The use of options allows a trader to be more than just a directional player in terms of the direction of the underlying. There are two other things that you can trade using options. One is volatility. A second is the passage of time and quite often traders, when trading volatility or time, don’t want to have a Delta. If a trader can’t go Delta neutral, then they never really will be able to isolate trading volatility or time.
 
First, what is Delta neutral? To get a good idea, let’s consider how we incorporate Delta as a hedge ratio. For instance, if I buy 400 shares of XYZ, each share has a Delta of 1 that’s going to give us a total Delta position of plus 400. In order to get Delta neutral, a trader needs to figure out a way of offsetting these 400 long Deltas.

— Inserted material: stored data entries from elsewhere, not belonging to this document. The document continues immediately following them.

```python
def _mlp_impl(x, w1, b1, w2, b2, keep):
    global mlp_infer_calls, mlp_train_calls
    _need_cuda(x)
    W1 = _shadow(w1, x.dtype)
    W2 = _shadow(w2, x.dtype)
    Hd, C = W1.shape
    fused = _mlp_fused_route(x, w1, keep)
    if fused:
        x = x.contiguous()
        B1, B2 = _f32(b1), _f32(b2)
        if all(t.data_ptr() % 16 == 0 for t in (x, W1, W2, B1, B2)) and W1.is_contiguous() and W2.is_contiguous():
            y = torch.empty(*x.shape[:-1], C, device=x.device, dtype=x.dtype)
            h = torch.empty(*x.shape[:-1], Hd, device=x.device, dtype=x.dtype) if keep else None
            if keep:
                mlp_train_calls += 1
            else:
                mlp_infer_calls += 1
            _lib.call("msu_mlp_fused_fwd", _dt(x), _p(x), _p(W1), _p(B1), _p(W2), _p(B2), _p(y), _p(h),
                      x.numel() // C, C, Hd, _s(x))
            return y, (h if keep else x.new_empty(0)), x.new_empty(0)
    h, g = _gemm(x, W1, _f32(b1), TOK_GELU_DUAL, gelu_only=not keep)
    y = _gemm(g, W2, _f32(b2))
    if not keep:
# ... 20 lines not shown
    ctx.mark_non_differentiable(h, g)
    ctx.set_materialize_grads(False)


def _mlp_backward(ctx, dy, _dh, _dg):
    x, h, g = ctx.saved_tensors
    if dy is None:
        return None, None, None, None, None, None
    if h.numel() == 0:
        raise RuntimeError("mlp: backward through a forward that did not keep its activations (keep=False)")
    w1, b1, w2, b2 = ctx.params
    W1 = _shadow(w1, x.dtype)
    W2 = _shadow(w2, x.dtype)
    dy = _as(dy, x.dtype)
    Hd, C = W1.shape
    M = x.numel() // C
    dy = dy.contiguous()
    if g.numel() == 0:
        dh = _linbwd(dy, h, w2, b2, M, C, Hd, h=h, gelu_x=True)
    else:
        dh = _linbwd(dy, g, w2, b2, M, C, Hd, h=h)
    if dh is None:
        dw2, db2 = _wgrad(dy, g if g.numel() else None, w2, b2, M, C, Hd, x_gelu_of=h)
        dh = _gemm_dx(dy, W2, TOK_GELU_GRAD, h=h, param=w2)
    else:
        dw2 = db2 = None
    dx = _linbwd(dh, x, w1, b1, M, Hd, C) if ctx.needs_input_grad[0] else None
    if dx is None:
        dw1, db1 = _wgrad(dh, x, w1, b1, M, Hd, C)
        dx = _gemm_dx(dh, W1, param=w1) if ctx.needs_input_grad[0] else None
    else:
        dw1 = db1 = None
    return dx, dw1, db1, dw2, db2, None


_mlp = _define("mlp", "(Tensor x, Tensor w1, Tensor b1, Tensor w2, Tensor b2, bool keep) -> (Tensor, Tensor, Tensor)",
               _mlp_impl, _mlp_fake, _mlp_setup, _mlp_backward)


_MLP_LN = switches.on("MSU_MLP_LN")
add_ln_mlp_calls = 0


def add_layer_norm_mlp(a, branch, scale, ln_weight, ln_bias, eps, fc1_weight, fc1_bias, fc2_weight, fc2_bias):
    global add_ln_mlp_calls
    dt = act_dtype()
# ... 636 lines not shown
```

### semantic_segmentation_of_stylegan2_artifacts_amd/switches.py

```python
import os
import warnings

SWITCHES = {
    "MSU_LIB_OVERRIDE": ("", "path of another libmsunet_hip.so (tools/build_exp.sh ablation builds)",
                         "DESIGN 4c"),
    "MSU_WGRAD_SIDE": ("1", "0: every weight gradient on the main stream (determinism bisection)",
                       "DESIGN 4b, 7 (side stream +1.6 %)"),
    "MSU_ATTN_QKV": ("1", "0: the unfused stage-0 qkv Linear + window attention + proj (C = 96 and C = 128)",
                     "DESIGN 4d (r04c: +0.8 % on Swin-T), 7 round 10 (r10a: +0.6 % on Swin-B)"),
    "MSU_GEMM_ROUTE": ("", "force a GEMM route: lib (hipBLASLt) / tok / nt",
                       "DESIGN 7 (r03c: hand-written +2.7 % over hipBLASLt)"),
    "MSU_NT_PP": ("0", "1: the ping-pong NT GEMM (gemm_pp.h) where it tiles exactly, else the persistent one",
                  "DESIGN 7 (r05g: 0.72-0.98x of the persistent kernel; no-store ablation 1.07-1.66x)"),
    "MSU_LINBWD": ("1", "0: stage-0 Linear backward as input-gradient GEMM + side-stream weight gradient",
                   "DESIGN 7 (r03af: one-pass +1.4 %)"),
    "MSU_CONV_SIDE": ("1", "0: the refine-conv weight gradients on the main stream",
                      "DESIGN 7 (r04s: side +0.2 %)"),
    "MSU_TAIL": ("1", "0: LayerNorm parameter-gradient partials summed by a colsum launch, not in the kernel",
                 "DESIGN 7 (r05i: +0.5 %, host -4 ms/step)"),
    "MSU_ATTN_AUX": ("1", "0: each attention backward rebuilds its relative-bias image instead of reusing the "
                     "forward's workspace", "DESIGN 7 (r05az)"),
    "MSU_MLP_INFER": ("1", "0: no-grad stage-0 MLPs on the token-GEMM pair instead of the fused kernel",
                      "DESIGN 7 (r05am: +1.3 %)"),
    "MSU_MLP_LN": ("1", "0: no-grad stage-0 blocks run norm2's residual-add LayerNorm as its own kernel before the "
                   "fused MLP", "DESIGN 7 (r05at)"),
    "MSU_MLP_TRAIN": ("1", "0: training stage-0 MLPs on the token-GEMM pair (H and GELU(H) stored) instead of "
                      "the fused kernel storing H only", "DESIGN 7 (r05ao)"),
    "MSU_LN_DEFER": ("1", "0: each LayerNorm backward sums its parameter-gradient partials itself (in-kernel "
                     "tail) instead of one batched reduction per width", "DESIGN 7 (r06)"),
    "MSU_CONV_DYN": ("1", "0: the refine-conv kernel's static tile schedule (blockIdx.x + k * gridDim.x) instead "
                     "of the device tile queue", "DESIGN 7 (r06)"),
    "MSU_CONV_WGRAD_BLOCKS": ("256", "persistent workgroups of the refine-conv weight gradient (one per CU by "
                              "default; fewer leave CUs to the main stream)", "DESIGN 7 (r04ac, r06)"),
    "MSU_MLP_S1": ("1", "0: the MLPs of the streamed-weight family (Swin-T/S stage 1, 192 -> 768, and Swin-B "
                   "stages 0 and 1, 128 -> 512 and 256 -> 1024; training and no-grad) on the GEMM pair (H and "
                   "GELU(H) stored) instead of the fused kernel streaming its weights through an LDS ring",
                   "DESIGN 7 (r06e, r07a, r08a)"),
    "MSU_RES_HANDOFF": ("1", "0: a stage's first Swin block sums its input's two gradients (norm1 LayerNorm, norm2 "
                        "residual) with an ATen add instead of inside the LayerNorm backward", "DESIGN 7 (r06)"),
    "MSU_GRAPH": ("auto", "HIP-graph replay of the step: 1 / 0 / auto (replay when launch-bound)",
                  "DESIGN 4b (512^2: 401 vs 249-307 img/s)"),
    "MSU_GRAPH_SIDE": ("0", "1: fork the side stream into the captured graph (nondeterministic on ROCm 7.2)",
                       "DESIGN 4b (r03h)"),
}
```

You could buy 8 puts with a delta of 50 for each contract (.5 Delta per option share), which would equal negative 400 deltas. This would give a Delta neutral position in that the 400 long Deltas would be offset by the 8 put contracts. Whenever you have a position where your Delta adds up to zero or close (plus or minus ten), you are Delta neutral. So, what does all this mean?
 
Ron Ianieri says: “Typically, a stock trader who’s been trading stock their whole life, the idea of being Delta neutral is tough because they don’t understand how they’re going to make money. How am I going to make money? If I’m not playing the stock going up or going down, how am I going to make money?” That is one of the beautiful things about options; the ability to make money in more than one way. It’s much more sophisticated than stock. It gives a trader many more opportunities than stock. The idea of a position being able to become Delta neutral allows us to eliminate the Delta factor from our position. At that moment in time, we now can isolate price and only trade volatility or only trade time, otherwise the effects of Delta will interfere with these two strategies.
 
Trumpification
Trumpification is a Delta affect where time and/or volatility create an affect where the in-the-money options increase their Deltas as time passes or as volatility decreases and the out-of-the-money options lose Delta as time passes and volatility decreases.
 
Trumpification is affected by two things; decrease in volatility or the passage of time. We know that in-the-money options have their Deltas increase as the option gets closer to expiration. Out-of-the-money options decrease in Delta as time goes by and/or volatility decreases.
 
Time affects the Deltas of in-the-money options and Delta increases as time goes on. Why? Because options are in-the-money now and with even less time to go they will be even further in-the-money because there will be even less of a chance for them to fall out which means there is more of a chance for them to stay in; thus a higher Delta. 
 
Volatility is defined as the more an option moves, the better chance of that stock doing something to make an in-the-money option out-of-the-money. This is the reverse of the effects of time on Delta; higher volatility means lower Delta. As Ron Ianieri describes it in his Options Mastery Course (www.optionsuniversity.com), “with the volatility at 70 this stock is flapping around so much that there is now a higher percentage chance of this option making its way to being in-the-money. Because of the wild gyrations of the stock it’s got a better chance thus a higher Delta. If the stock is not moving as much the stock is probably not going to run up high enough to get this option in-the-money. If that’s true, then this option has less of a chance of becoming in-the-money when volatility decreases. Because it has less of a chance of being in-the-money its Delta must be lower. I know this sounds confusing, but read it over again and try to visualize what happens.